[Poj 3264] balanced lineup (ST Algorithm for rmq)

Description

For the daily milking, Farmer John'sNCows (1 ≤N≤ 50,000) always line up in the same order. one day farmer John decides to organize a game of Ultimate Frisbee with some of the cows. to keep things simple, he will take a contiguous range of cows from the milking lineup to play the game. however, for all the cows to have fun they shocould not differ too much in height.

Farmer John has made a listQ(1 ≤Q≤ 200,000) potential groups of cows and Their heights (1 ≤Height≤ 1,000,000).
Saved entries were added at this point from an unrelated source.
@@ -338,6 +360,24 @@
   lds_barrier();
 }
 
+#ifdef SM_HOST_EMU
+template <int OP>
+inline void sm4_check_step(const Stack& st, uint32_t cj, int32_t jt, int32_t weff, int nhit, int nexp) {
+  bool ok = st.n >= 0 && st.n <= kC && nexp <= st.n;
+  for (int u = 0; u < kC; ++u) {
+    if (u >= st.n) ok = ok && st.c[u] == pad_code<OP>() && st.t[u] == kPadT;
+    ok = ok && cmp_fixed<OP>(cj, st.c[u]) == (u < nhit);
+    ok = ok && (jt - st.t[u] > weff) == (u >= st.n - nexp && u < st.n);
+    if (u > 0 && u < st.n) ok = ok && st.t[u] <= st.t[u - 1];
+  }
+  if (!ok) {
+    fprintf(stderr, "stack4 event step: invariant broken (n %d, nhit %d, nexp %d, code %u, time %d)\n", st.n, nhit,
+            nexp, cj, jt);
+    abort();
+  }
+}
+#endif
+
 template <int OP, bool FP>
 __global__ void __launch_bounds__(kT4) stack4_kernel(Stack4Args a) {
   __shared__ __attribute__((aligned(16))) Slot4 sl[kR];
@@ -348,6 +388,7 @@
   const int h = tid;
   const bool has = h < a.H;
   const int32_t within32 = a.within;
+  const int32_t weff = within32 < 0 ? INT32_MAX : within32;
   uint4* sp = a.spill + ((int64_t)blockIdx.x * kKeys + h) * kQ;
   unsigned long long st_acc[5] = {0, 0, 0, 0, 0}, st_last = SM4_CLOCK();
 
@@ -361,6 +402,8 @@
     const uint32_t kr = ((uint32_t)h << kRB) | (uint32_t)d;
     Stack st;
     st.n = st.hb = st.hn = 0;
+#pragma unroll
+    for (int k = 0; k < kC; ++k) st.o[k] = 0;
     uint32_t cs = 0, ce = 0;
     if (has && a.cold->cin) {
       const Stack4Cold* c4 = a.cold;
@@ -371,6 +414,7 @@
         st_push(st, sp, c.x, c.y, (int32_t)c.z, (int32_t)c.z, within32, a.err);
       }
     }
+    st_pad<OP>(st);
     int32_t tl = 0;
     bool seen = false;
     uint32_t mrun = 0;
@@ -408,34 +452,155 @@
     SM4_PHASE(0);
     for (uint32_t e = 0; e < nsl; ++e) {
       const int q0 = (int)(e % kR);
-      while (!SM_STACK4_SKIP && __any(cnt[0] != 0)) {
+      if (!SM_STACK4_SKIP && __any(cnt[0] != 0)) do {
         int k = kR - 1;
-#pragma unroll
-        for (int u = kR - 2; u >= 0; --u)
-          if (cnt[u]) k = u;
         uint32_t o_ = off[kR - 1], c_ = cnt[kR - 1];
-#pragma unroll
-        for (int u = kR - 2; u >= 0; --u)
-          if (u == k) {
-            o_ = off[u];
-            c_ = cnt[u];
-          }
-        if (c_ != 0) {
-#pragma unroll
-        for (int u = 0; u < kR; ++u)
-          if (u == k) {
-            off[u] = o_ + 1;
-            cnt[u] = c_ - 1;
-          }
+        if constexpr (kR == 2) {
+          k = cnt[0] != 0 ? 0 : 1;
+          o_ = k ? off[1] : off[0];
+          c_ = k ? cnt[1] : cnt[0];
+        } else {
+#pragma unroll
+          for (int u = kR - 2; u >= 0; --u)
+            if (cnt[u]) k = u;
+#pragma unroll
+          for (int u = kR - 2; u >= 0; --u)
+            if (u == k) {
+              o_ = off[u];
+              c_ = cnt[u];
+            }
+        }
+        const bool act = c_ != 0;
+        if constexpr (kR == 2) {
+          const uint32_t a0 = k == 0 ? 1u : 0u, a1 = ((k != 0) & act) ? 1u : 0u;
+          off[0] += a0;
+          cnt[0] -= a0;
+          off[1] += a1;
+          cnt[1] -= a1;
+        } else {
+#pragma unroll
+          for (int u = 0; u < kR; ++u)
+            if ((u == k) & act) {
+              off[u] = o_ + 1;
+              cnt[u] = c_ - 1;
+            }
+        }
         const int q = q0 + k >= kR ? q0 + k - kR : q0 + k;
         Slot4& S = sl[q];
-        const uint2 g = S.grp[o_];
-        const uint32_t ep = S.epos[o_];
-        const uint32_t p = ep & 0x7fffu;
+        const uint32_t oa = act ? o_ : 0u;
+        const uint2 g = S.grp[oa];
+        const uint32_t ep = S.epos[oa];
+        const uint32_t p = act ? ep & 0x7fffu : 0u;
+        const uint32_t oj = S.ordt[p];
+        const bool push = (ep >> 15) != 0;
         const uint32_t cj = g.x;
         const int32_t jt = (int32_t)g.y;
-        tl = jt;
-        seen = true;
+        tl = act ? jt : tl;
+        seen |= act;
+        int nhit = 0, nexp = 0;
+        bool anytie = false;
+#pragma unroll
+        for (int u = 0; u < kC; ++u) {
+          nhit += cmp_fixed<OP>(cj, st.c[u]) ? 1 : 0;
+          nexp += jt - st.t[u] > weff ? 1 : 0;
+          anytie |= st.c[u] == cj;
+        }
+        const int nl = st.n - nexp;
+        const int nmin = nhit < nl ? nhit : nl;
+        const bool clr = (nexp != 0) & (nl <= nhit);
+        const int nrem = clr ? 0 : st.n - nmin;
+        const bool full = push & (nrem == kC);
+        const bool spill = full & (nexp == 0), refill = (nexp == 0) & (nhit >= st.n) & (st.hn > 0);
+        const bool general = !SM_STACK4_FLAT | (anytie & !a.exact_codes) | (spill & (st.hn == kQ));
+        const bool flat = act & !general;
+#ifdef SM_HOST_EMU
+        if (flat) sm4_check_step<OP>(st, cj, jt, weff, nhit, nexp);
+#endif
+        const uint32_t np = flat ? (uint32_t)nmin : 0u;
+        const bool clear = flat & clr, pushf = flat & push, ring0 = flat & (clr | (full & !spill));
+        if (flat & spill) {
+          sp[(st.hb + st.hn) & (kQ - 1)] = make_uint4(st.o[kC - 1], st.c[kC - 1], (uint32_t)st.t[kC - 1], 0u);
+          ++st.hn;
+        }
+        if (np) S.pk[p] = st.o[0];
+        if (np > 1) {
+          const uint32_t base = atomicAdd(&s_pool[q], np - 1u);
+          if (base + np - 1u > (uint32_t)kPool) atomicOr(a.err, SE_LOG);
+#pragma unroll
+          for (int u = 1; u < kC; ++u)
+            if ((uint32_t)u < np && base + u - 1u < (uint32_t)kPool)
+              S.pool[base + u - 1u] = make_uint2(st.o[u], p | ((uint32_t)u << 16));
+        }
+        if (flat) S.jc[p] = (uint8_t)np;
+        {
+          constexpr int top = kC >= 8 ? 8 : kC >= 4 ? 4 : 2;
+          static_assert(kC < 2 * top, "the shift's bits cover kC");
+          const uint32_t sh = clear ? (uint32_t)kC : np;
+#pragma unroll
+          for (int b = top; b >= 1; b >>= 1) {
+            const bool on = (sh & (uint32_t)b) != 0;
+#pragma unroll
+            for (int u = 0; u < kC; ++u) {
+              if (u + b < kC) {
+                st.o[u] = on ? st.o[u + b] : st.o[u];
+                st.c[u] = on ? st.c[u + b] : st.c[u];
+                st.t[u] = on ? st.t[u + b] : st.t[u];
+              } else {
+                st.c[u] = on ? pad_code<OP>() : st.c[u];
+                st.t[u] = on ? kPadT : st.t[u];
+              }
+            }
+          }
+#pragma unroll
+          for (int u = kC - 1; u > 0; --u) {
+            st.o[u] = pushf ? st.o[u - 1] : st.o[u];
+            st.c[u] = pushf ? st.c[u - 1] : st.c[u];
+            st.t[u] = pushf ? st.t[u - 1] : st.t[u];
+          }
+          st.o[0] = pushf ? oj : st.o[0];
+          st.c[0] = pushf ? cj : st.c[0];
+          st.t[0] = pushf ? jt : st.t[0];
+          st.n = flat ? nrem + ((push & !full) ? 1 : 0) : st.n;
+          st.hn = ring0 ? 0 : st.hn;
+        }
+        if (__builtin_expect(flat & refill, 0)) {
+          uint32_t npop = np;
+#pragma unroll 1
+          for (;;) {
+            const uint4 e = sp[(st.hb + st.hn - 1) & (kQ - 1)];
+            if (jt - (int32_t)e.z > weff) {
+              st.hn = 0;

For each group, he wants your help to determine the difference in height between the shortest and the tallest cow in the group.

Input

Line 1: two space-separated integers, NAnd Q.
Lines 2 .. N+ 1: Line I+ 1 contains a single integer that is the height of cow I
Lines N+ 2 .. N+ Q+ 1: two integers AAnd B(1 ≤ A≤ B≤ N), Representing the range of cows from ATo BIntrusive.

Output

Lines 1 .. Q: Each line contains a single integer that is a response to a reply and indicates the difference in height between the tallest and shortest cow in the range.

Sample Input

6 31734251 54 62 2

Sample output

630

Source

Usaco 2007 January silver

The question is very watery. It is not necessary to mention the bare rmq. for the difference between the maximum value and the absolute value of the minimum value of each input and output range, note that the input and output use CIN cout will time out and only scanf printf can be used, the final speed is 1719 Ms.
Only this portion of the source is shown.